D.M.: A nossa linha curatorial é especialmente pensada como pesquisa no campo da fotografia brasileira. Claro que temos a presença de fotógrafos internacionais em projetos nossos, como a coletiva À Procura do Olhar – Fotógrafos Franceses e Brasileiros Revelam o Brasil (2009), que incorporou ao nosso acervo imagens dos brasileiros Luiz Braga e Tiago Santana, e dos franceses Bruno Barbey e Olivia Gay. A formação do nosso acervo corresponde – com algumas exceções – às mostras realizadas no museu. Atualmente, contamos com cerca de mil imagens em nossas reservas técnicas, que percorrem o período entre 1940 e 2010.
AB.: Quais os projetos futuros da Pinacoteca para o acervo de fotografia?
D.M.: Entre o início de 2011 a 2013 será exclusivamente sobre O Retrato, que reúne os primeiros registros no Brasil pelo fotógrafo norte-americano Augustus Morand, a partir de 1840. Todo esse processo de trabalho irá se incorporar à nova disposição de toda a Coleção da Pinacoteca.
Coleção do Instituto Moreira Salles-IMS
O Instituto Moreira Salles-IMS concentra o mais importante acervo de fotografia do Brasil do século XIX. O material está arquivado na Reserva Técnica Fotográfica do Instituto, um pavilhão com cerca de 600 m2. É o único edifício do gênero, construído especialmente para esta finalidade.
Tem agregado nos últimos anos, em comodato, convênios, doação ou aquisição, acervos particulares que permitiram que os trabalhos de fotógrafos, como Thomaz Farkas, Otto Stupakoff, Alécio de Andrade, Stefania Bril, José Medeiros, Maureen Bisilliat, fossem preservados e colocados à disposição de pesquisadores e público em geral. O convênio estabelecido com o MIS-SP, por exemplo, possibilitou a preservação da obra do fotógrafo cearense Chico Albuquerque (1917-2000).
Cada aquisição resulta em uma catalogação, projeto de exposição, cópias de tiragem limitada e publicação que enriquecem muito as possibilidades de divulgação da obra. Sergio Burgi explica.
Arte!Brasileiros: Como e quando foi iniciada a coleção de fotografia do IMS?
Sergio Burgi: O Instituto foi criado em 1990. O primeiro centro cultural de Poços de Caldas já abrigava parte do acervo de fotografias do próprio embaixador. A reserva técnica e o gabinete fotográfico do Rio de Janeiro, construído na antiga residência da família, começou a ser projetado depois, e as atuais instalações iniciaram as atividades em 1999.
AB.: Você esteve ligado desde o começo? Com quais atribuições?
S.B.: Desde 1999, quando comecei a trabalhar exclusivamente no acervo. Coordeno serviços voltados à recepção, restauração, guarda e divulgação de acervos fotográficos.

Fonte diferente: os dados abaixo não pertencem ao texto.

# PixelClear/OclPathTracer

Measured on AMD Instinct MI355X. Metric: Msamples/sec (pixels x spp / s), cornellbox.bin 1024x1024, higher is better.
Workload: dtype f32; 1 GPU; BASELINE configs[2]: cornellbox.bin 1024x1024, 256 spp, depth 16, full path; render_lanes=2, checkpointed_launches=True, staging_ring_bytes=402653184, workspace_bytes=477453648

## Files before the change

### oclpathtracer_amd/csrc/pt_kernels.h

```cpp
#pragma once

#include <hip/hip_runtime.h>
#include <stdint.h>

struct PtRawTriangle { float p1[4], p2[4], p3[4]; int32_t id; char pad[12]; };
struct PtRawMaterial { float albedo[4], emissive[4]; float roughness; int32_t type; char pad[24]; };
static_assert(sizeof(PtRawTriangle) == 64 && sizeof(PtRawMaterial) == 64, "record layout");

struct PtPrepTriangle {
    float p1[3];
    float e1[3];
    float e2[3];
    float pad0[3];
    float n[3];
    int32_t id;
};
static_assert(sizeof(PtPrepTriangle) == 64, "prep layout");

struct PtBvhNode {
    float lmin[3]; uint32_t link_l;
    float lmax[3]; uint32_t link_r;
    float rmin[3]; uint32_t pad0;
    float rmax[3]; uint32_t pad1;
};
// ... 24 lines not shown
#define PT_LDS_TRI_STRIDE 12
#define PT_LDS_TRI_MAX 256

struct PtCamera {
    float eye[3], view[3], hol[3], up[3];
    float angle;
};

struct PtTraceParams {
    const PtPrepTriangle* tris;
    const PtRawMaterial* mats;
    float* rad;
    float* rad1;
    unsigned int* batch_counter;
    unsigned long long* stats;
    int32_t width, height;
    float inv_width, inv_height, aspect;
    int32_t frame_begin;
    int32_t frame_count;
    uint32_t chunk_f0;
    uint32_t slot_frames;
    uint32_t ring_phase;
    uint32_t ring_magic;
    uint32_t rad1_off;
    int32_t max_bounces, ntri, nmat;
    int32_t stripe_rows, n_ranks, rank;
    uint32_t npix_local;
    uint32_t batches_per_frame, total_batches;
    uint32_t batch;
    float quad_delta1;
    float ray_radius;
    const float* p1tab;
    float p1_lo, p1_hi;
    const PtBvh8Node* bvh;
    int32_t bvh_records;
    PtBvhGrid grid;
    const PtPrepTriangle* bigtab;
    const int32_t* bigidx;
    int32_t nbig;
    const uint2* pmask;
    unsigned int* bvh_flags;
    int32_t bvh_stack_limit;
    uint32_t* carry;
    uint32_t carry_in_waves;
    uint32_t carry_out;
    PtCamera cam;
};
#define PT_QUEUE_SHARDS 8
#define PT_QUEUE_SHARD_WORDS 1056
#define PT_QUEUE_STOP_WORD (PT_QUEUE_SHARDS * PT_QUEUE_SHARD_WORDS)
#define PT_QUEUE_WORDS ((PT_QUEUE_SHARDS + 1) * PT_QUEUE_SHARD_WORDS)
#define PT_CARRY_RECORDS 64
#define PT_CARRY_STRIDE_DW (16 + PT_CARRY_RECORDS * 15)

struct PtFoldParams {
    const float* rad;
    float4* fb;
    uint32_t npix_local;
    int32_t frame_begin, frame_count;
    unsigned int* reset_counter;
    unsigned int* reset_counter2;
};

#define PT_PREP_WORDS 12
__host__ __device__ static inline unsigned ptk_order_key(float f)
{
    unsigned u;
    __builtin_memcpy(&u, &f, sizeof u);
    return (u & 0x80000000u) ? ~u : (u | 0x80000000u);
}
__host__ __device__ static inline float ptk_order_float(unsigned k)
{
    const unsigned u = (k & 0x80000000u) ? (k & 0x7fffffffu) : ~k;
    float f;
    __builtin_memcpy(&f, &u, sizeof f);
    return f;
}
hipError_t ptk_prep_triangles(const PtRawTriangle* raw, PtPrepTriangle* out, int ntri, unsigned int* det_bound_bits,
                              hipStream_t s);
hipError_t ptk_prep_quad_margins(PtPrepTriangle* out, int ntri, float diameter, float delta1, float* p1tab, const float anchor[3], hipStream_t s);
#define PT_P1_STRIDE 24
static inline size_t ptk_p1tab_floats(int ntri) { return (size_t)((ntri / 2 + 1) / 2) * PT_P1_STRIDE; }
hipError_t ptk_primary_masks(const PtTraceParams& p, hipStream_t s);
struct PtSearchMode {
    bool bvh;
    bool det_bounded;
    int quads;
};
hipError_t ptk_trace(const PtTraceParams& p, int num_blocks, PtSearchMode m, bool tally, bool wide, hipStream_t s);
#define PT_BVH_NEAR_EYE 4.0f
hipError_t ptk_bvh_big_raw(const PtRawTriangle* raw, const int* bigidx, int nbig, PtRawTriangle* out, hipStream_t s);
static inline size_t ptk_bvh_record_count(int ntri) { return 2 * (size_t)(ntri > 0 ? ntri : 0); }
size_t ptk_bvh_temp_bytes(int ntri);
#define PT_BVH_BIG_MAX 64
#define PT_BVH_RAY_EPS 1.2e-4f
hipError_t ptk_bvh_build(const PtRawTriangle* raw, const PtPrepTriangle* prep, int ntri, PtBvh8Node* recs,
                         PtPrepTriangle* bigtab, int* bigidx, int* nbig_dev, PtBvhGrid* grid_dev, unsigned* used_dev, void* temp, size_t temp_bytes,
                         hipStream_t s);
#define PT_DET_BOUND_MAX 2.0e19f
#define PT_BVH_AUTO_MIN 512
hipError_t ptk_fold(const PtFoldParams& p, hipStream_t s);
hipError_t ptk_assemble_stripes(const float4* gathered, float4* image, int width, int height, int stripe_rows,
                                int n_ranks, int slab_rows, hipStream_t s);
hipError_t ptk_tonemap_ppm(const float4* fb, int32_t* rgb, size_t npix, hipStream_t s);
hipError_t ptk_fill_i32(int32_t* dst, int32_t value, int n, hipStream_t s);
hipError_t ptk_math(const float* in, float* out, int n, hipStream_t s);
// ... 139 lines not shown
```

### oclpathtracer_amd/csrc/pt_kernels.hip

```cpp
#include "pt_kernels.h"

#include "pt_device_math.h"

#include <type_traits>

typedef const __attribute__((address_space(4))) float* pt_const_f32p;

PTK_DEV unsigned pt_lane_id() { return __builtin_amdgcn_mbcnt_hi(~0u, __builtin_amdgcn_mbcnt_lo(~0u, 0u)); }
PTK_DEV unsigned pt_mbcnt(unsigned long long m) { return __builtin_amdgcn_mbcnt_hi((unsigned)(m >> 32), __builtin_amdgcn_mbcnt_lo((unsigned)m, 0u)); }

typedef const __attribute__((address_space(4))) PtTraceParams* pt_kargs_p;
PTK_DEV pt_kargs_p pt_kargs()
{
    pt_kargs_p k = (pt_kargs_p)__builtin_amdgcn_kernarg_segment_ptr();
    asm volatile("" : "+s"(k));
    return k;
}
PTK_DEV f3 pt_anchor()
{
    const pt_kargs_p K = pt_kargs();
    return mk3(K->cam.eye[0], K->cam.eye[1], K->cam.eye[2]);
}
#define PT_ARG(field) (LATE ? K->field : P.field)

// ... 625 lines not shown
            for (int jj = 0; jj < n; ++jj) {
                const PtTriRec r = pt_load_tri(T, base + jj);
                float pvx = pt_fma(d.y, r.e2z, -(d.z * r.e2y));
                float pvy = pt_fma(d.z, r.e2x, -(d.x * r.e2z));
                float pvz = pt_fma(d.x, r.e2y, -(d.y * r.e2x));
                float det = pt_fma(r.e1z, pvz, pt_fma(r.e1y, pvy, r.e1x * pvx));
                bool keep = !(det < 1e-8f || -det > 1e-8f);
                float inv_det = 1.0f / det;
                float tvx = o.x - r.p1x, tvy = o.y - r.p1y, tvz = o.z - r.p1z;
                float u = pt_fma(tvz, pvz, pt_fma(tvy, pvy, tvx * pvx)) * inv_det;
                keep = keep && !(u < 0.0f || u > 1.0f);
                float qvx = pt_fma(tvy, r.e1z, -(tvz * r.e1y));
                float qvy = pt_fma(tvz, r.e1x, -(tvx * r.e1z));
                float qvz = pt_fma(tvx, r.e1y, -(tvy * r.e1x));
                float v = pt_fma(d.z, qvz, pt_fma(d.y, qvy, d.x * qvx)) * inv_det;
                keep = keep && !(v < 0.0f || u + v > 1.0f);
                float tt = pt_fma(r.e2z, qvz, pt_fma(r.e2y, qvy, r.e2x * qvx)) * inv_det;
                keep = keep && (tt > 0.0f && tt < 1e20f);
                mx |= (keep ? 1u : 0u) << (n - 1 - jj);
            }
            atomicAdd(&vstat[0], (unsigned long long)n);
            atomicAdd(&vstat[1], (unsigned long long)__popc(mx));
            atomicAdd(&vstat[2], (unsigned long long)__popc(m));
            atomicAdd(&vstat[3], (unsigned long long)__popc(mx & ~m));
        }
#endif
        if (!alive) m = 0u;
        pt_pass2_chunk<DET_BOUNDED, LDS_TABLE>(m, base, n, tris, o, d, tmax, hu, hv, hidx, tl, lane, steps);
    }
    pt_pass2_finish<DET_BOUNDED, LDS_TABLE>(tris, o, d, tmax, hu, hv, hidx, tl, lane, steps);
    return steps;
}


struct PtPath {
    f3 o, d;
    f3 mask, L;
    uint32_t seed;
    int bounce;
    unsigned ro;
    unsigned fl;
};

PTK_DEV unsigned pt_ring_offset(unsigned lp, unsigned frame)
{
    const pt_kargs_p KR = pt_kargs();
    const unsigned fr = frame + KR->ring_phase, S = KR->slot_frames;
    const unsigned r = fr - __umulhi(fr, KR->ring_magic) * (2u * S);
    const bool upper = r >= S;
    return (upper ? KR->rad1_off : 0u) + ((upper ? r - S : r) * KR->npix_local + lp) * 12u;
}


template <bool DET_BOUNDED, bool LATE>
PTK_DEV bool pt_shade_path(const PtTraceParams& P, PtPath& s, float tmax, float hu, float hv, int hidx)
{
    const pt_kargs_p K = pt_kargs();
    bool finished = false;
    if (hidx < 0) {
        const float bg = pt_max(0.45f, 0.0f);
        s.L = add3(s.L, scale3(s.mask, bg));
        finished = true;
    } else {
        float phi = PTK_TWO_PI * pt_random_float(s.seed);
        float xi = pt_random_float(s.seed);
        float sp, cp;
        __builtin_amdgcn_sched_barrier(0);
        pt_sincos(phi, sp, cp);
        __builtin_amdgcn_sched_barrier(0);

        const float4 nid = *reinterpret_cast<const float4*>(reinterpret_cast<const char*>(PT_ARG(tris)) + (size_t)((unsigned)hidx * 64u) + 48);
        const f3 N = mk3(nid.x, nid.y, nid.z);
        const int nm1 = PT_ARG(nmat) - 1;
        int mid = __float_as_int(nid.w);
        mid = mid < 0 ? 0 : mid;
        mid = mid > nm1 ? nm1 : mid;
        f3 p = add3(s.o, scale3(s.d, tmax));
        float w = 1.0f - hu - hv;
        f3 n = normalize3(add3(add3(scale3(N, hu), scale3(N, hv)), scale3(N, w)));

        const PtRawMaterial* mat = reinterpret_cast<const PtRawMaterial*>(reinterpret_cast<const char*>(PT_ARG(mats)) + (size_t)((unsigned)mid * 64u));
        const float4 alb = *reinterpret_cast<const float4*>(mat->albedo);
        const float4 emi = *reinterpret_cast<const float4*>(mat->emissive);
        const float rough = mat->roughness;
        const int type = mat->type;

        s.L.x = s.L.x + s.mask.x * emi.x * 3.0f;
        s.L.y = s.L.y + s.mask.y * emi.y * 3.0f;
        s.L.z = s.L.z + s.mask.z * emi.z * 3.0f;

        n = dot3(n, s.d) < 0.0f ? n : scale3(n, -1.0f);
        f3 wo = neg3(s.d);

        f3 axis = __builtin_fabsf(n.x) > 0.001f ? mk3(0.0f, 1.0f, 0.0f) : mk3(1.0f, 0.0f, 0.0f);
        f3 tv = normalize3(cross3(axis, n));
        f3 sv = cross3(n, tv);
        float cos_arg = 1.0f - xi;
#if PT_GGX_FAST
        if (type == 2) cos_arg = pt_div_by(cos_arg, xi * (rough * rough - 1.0f) + 1.0f);
#else
        if (type == 2) cos_arg = cos_arg / (xi * (rough * rough - 1.0f) + 1.0f);
#endif
        const float cosTheta = pt_sqrt(cos_arg);
        const float sin_arg = type == 2 ? pt_max(0.0f, 1.0f - cosTheta * cosTheta) : xi;
        const float sinTheta = pt_sqrt(sin_arg);
        f3 a = scale3(scale3(sv, cp), sinTheta);
        f3 b = scale3(scale3(tv, sp), sinTheta);
        f3 c = scale3(n, cosTheta);
        f3 sdir = normalize3_unit(add3(add3(a, b), c));

        f3 wi = sdir;
        f3 color = mk3(0.0f, 0.0f, 0.0f);
        float pdf = 0.0f;
        float dwin = 0.0f;
        if (type == 1) {
            dwin = dot3(wi, n);
            pdf = dwin * PTK_INV_PI;
            color = mk3(alb.x * PTK_INV_PI, alb.y * PTK_INV_PI, alb.z * PTK_INV_PI);
        } else if (type == 2) {
            float k2 = 2.0f * dot3(wo, sdir);
            wi = add3(neg3(wo), scale3(sdir, k2));
            dwin = dot3(wi, n);
            float dwon = dot3(wo, n);
            if (!(dwin * dwon < 0.0f)) {
                float r2 = rough * rough;
                const float gd = cosTheta * cosTheta * (r2 - 1.0f) + 1.0f;
#if PT_GGX_FAST
                const float D = pt_div(r2 * PTK_INV_PI, gd * gd);
                float g;
                pt_div_pair(D * cosTheta, 4.0f * dot3(wo, sdir), D, 4.0f * dwin * dwon, pdf, g);
#else
                float D = r2 * PTK_INV_PI / (gd * gd);
                pdf = D * cosTheta / (4.0f * dot3(wo, sdir));
                float g = D / (4.0f * dwin * dwon);
#endif
                color = mk3(alb.x * g * 2.0f, alb.y * g * 2.0f, alb.z * g * 2.0f);
            }
        }
        if (pdf <= 0.0f) {
            finished = true;
        } else {
            float qx = color.x * dwin, qy = color.y * dwin, qz = color.z * dwin;
            pt_div3(qx, qy, qz, pdf);
            s.mask.x = s.mask.x * qx;
            s.mask.y = s.mask.y * qy;
            s.mask.z = s.mask.z * qz;
            s.bounce++;
            if (s.bounce >= PT_ARG(max_bounces)) {
                finished = true;
            } else {
                s.o = add3(p, scale3(wi, 0.01f));
                s.d = normalize3_unit(wi);
            }
        }
    }
    if (finished) {
        const pt_kargs_p KR = pt_kargs();
        float* const rad = KR->rad;
        const unsigned rad1_off = KR->rad1_off;
        typedef float pt_f3v __attribute__((ext_vector_type(3), aligned(4)));
        pt_f3v v;
        v.x = pt_max(s.L.x, 0.0f);
        v.y = pt_max(s.L.y, 0.0f);
        v.z = pt_max(s.L.z, 0.0f);
        if (rad1_off != 0u) {
            *reinterpret_cast<pt_f3v*>(reinterpret_cast<char*>(rad) + (size_t)s.ro) = v;
        } else {
            const unsigned fr = s.fl + KR->ring_phase, S = KR->slot_frames;
            const unsigned r = fr - __umulhi(fr, KR->ring_magic) * (2u * S);
            float* out = (r < S ? rad : KR->rad1) + ((size_t)(r < S ? r : r - S) * KR->npix_local + s.ro) * 3u;
            *reinterpret_cast<pt_f3v*>(out) = v;
        }
    }
    return finished;
}

template <bool DET_BOUNDED, bool LATE>
PTK_DEV void pt_shade(const PtTraceParams& P, PtPath& s, bool& alive, float tmax, float hu, float hv, int hidx)
{
    if (pt_shade_path<DET_BOUNDED, LATE>(P, s, tmax, hu, hv, hidx)) alive = false;
}

PTK_DEV void pt_flush_counters(const PtTraceParams& P, unsigned lane, unsigned n_rays, unsigned n_samples)
{
    if (!P.stats) return;
    const unsigned long long r = n_rays, s = n_samples;
    if (lane == 0) {
        atomicAdd(&P.stats[0], s);
        atomicAdd(&P.stats[1], r);
    }
}

#define PT_POOL 64

struct PtWaveQueue {
    unsigned pix, end, frame;
    unsigned row, col;
    unsigned sl, within;
    unsigned g;
};

#define PT_Q_EMPTY 0xffffffffu

template <bool LATE>
PTK_DEV void pt_queue_locate(const PtTraceParams& P, pt_kargs_p K, PtWaveQueue& q)
{
    q.row = q.pix / (unsigned)PT_ARG(width);
    q.col = q.pix - q.row * (unsigned)PT_ARG(width);
    q.sl = q.row / (unsigned)PT_ARG(stripe_rows);
    q.within = q.row - q.sl * (unsigned)PT_ARG(stripe_rows);
}

template <bool LATE>
PTK_DEV bool pt_queue_refill(const PtTraceParams& P, unsigned lane, PtWaveQueue& q, unsigned empty_mask)
{
    const pt_kargs_p K = pt_kargs();
    if (q.pix != q.end) return true;
    if (q.g == PT_Q_EMPTY) return false;
    const unsigned total = PT_ARG(total_batches);
    unsigned sh = q.g, b = 0u;
    bool got = false;
    for (unsigned tries = 0u; tries < PT_QUEUE_SHARDS && total != 0u; ++tries, sh = (sh + 1u) & (PT_QUEUE_SHARDS - 1u)) {
        if ((empty_mask >> sh) & 1u) continue;
        unsigned k = 0u;
        if (lane == 0) k = atomicAdd(PT_ARG(batch_counter) + sh * PT_QUEUE_SHARD_WORDS, 1u);
        k = __builtin_amdgcn_readfirstlane(k);
        b = k * PT_QUEUE_SHARDS + sh;
        if (b < total) { got = true; break; }
        unsigned seen = 0u;
        if (lane == 0u) seen = atomicOr(PT_ARG(batch_counter) + PT_QUEUE_STOP_WORD, 1u << sh);
        empty_mask |= (1u << sh) | (unsigned)__builtin_amdgcn_readfirstlane(seen);
    }
    if (!got) { q.g = PT_Q_EMPTY; return false; }
    q.g = sh;
    const unsigned f = b / PT_ARG(batches_per_frame);
    const unsigned bi = b - f * PT_ARG(batches_per_frame);
    q.frame = PT_ARG(chunk_f0) + f;
    q.pix = bi * PT_ARG(batch);
    const unsigned e = q.pix + PT_ARG(batch);
    q.end = e < PT_ARG(npix_local) ? e : PT_ARG(npix_local);
    pt_queue_locate<LATE>(P, K, q);
    return true;
}

struct PtPathSlots {
    float4* A;
    unsigned* W;
    unsigned fs, ws, wk;
    PTK_DEV float4& vec(unsigned j, unsigned k) const { return A[j * fs + k]; }
    PTK_DEV unsigned& word(unsigned j, unsigned k) const { return W[j * ws + wk * k]; }
};

#define PT_POOL_DWORDS (PT_POOL * 15)
PTK_DEV PtPathSlots pt_pool_slots(float4* pool) { return { pool, reinterpret_cast<unsigned*>(pool + 3 * PT_POOL), PT_POOL, 1u, 3u }; }
PTK_DEV PtPathSlots pt_carry_slots(uint32_t* region) { return { (float4*)(region + 16), region + 16 + PT_CARRY_RECORDS * 12, PT_CARRY_RECORDS, PT_CARRY_RECORDS, 1u }; }
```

AB.: A preocupação com a reserva técnica e a conservação foram prioridade desde o início?
S.B.: A partir da aquisição da Coleção Gilberto Ferrez e da formação de um importante conjunto de fotografias da primeira metade do século XX, a reserva técnica se tornou prioritária. Hoje, no total, são mais de 550.000 imagens. O material é catalogado e preservado para colocar à disposição do público especializado e para o público em geral, para pesquisas e consultas, exposições e publicações.
AB.: As exposições e publicações do próprio Instituto são iniciativas agregadas às doações?
S.B.: Fazem parte dessa política de difusão dentro dos espaços do próprio Instituto ou em parceria com outros museus.
AB.: Qual a política para a aquisição de um acervo?
S.B.: A aquisição da obra completa do fotógrafo. A aquisição de acervos particulares completos implica ainda outra categoria de valoração da obra do autor. A fotografia passa a ter sua importância reconhecida dentro de um contexto mais amplo no tempo e na história.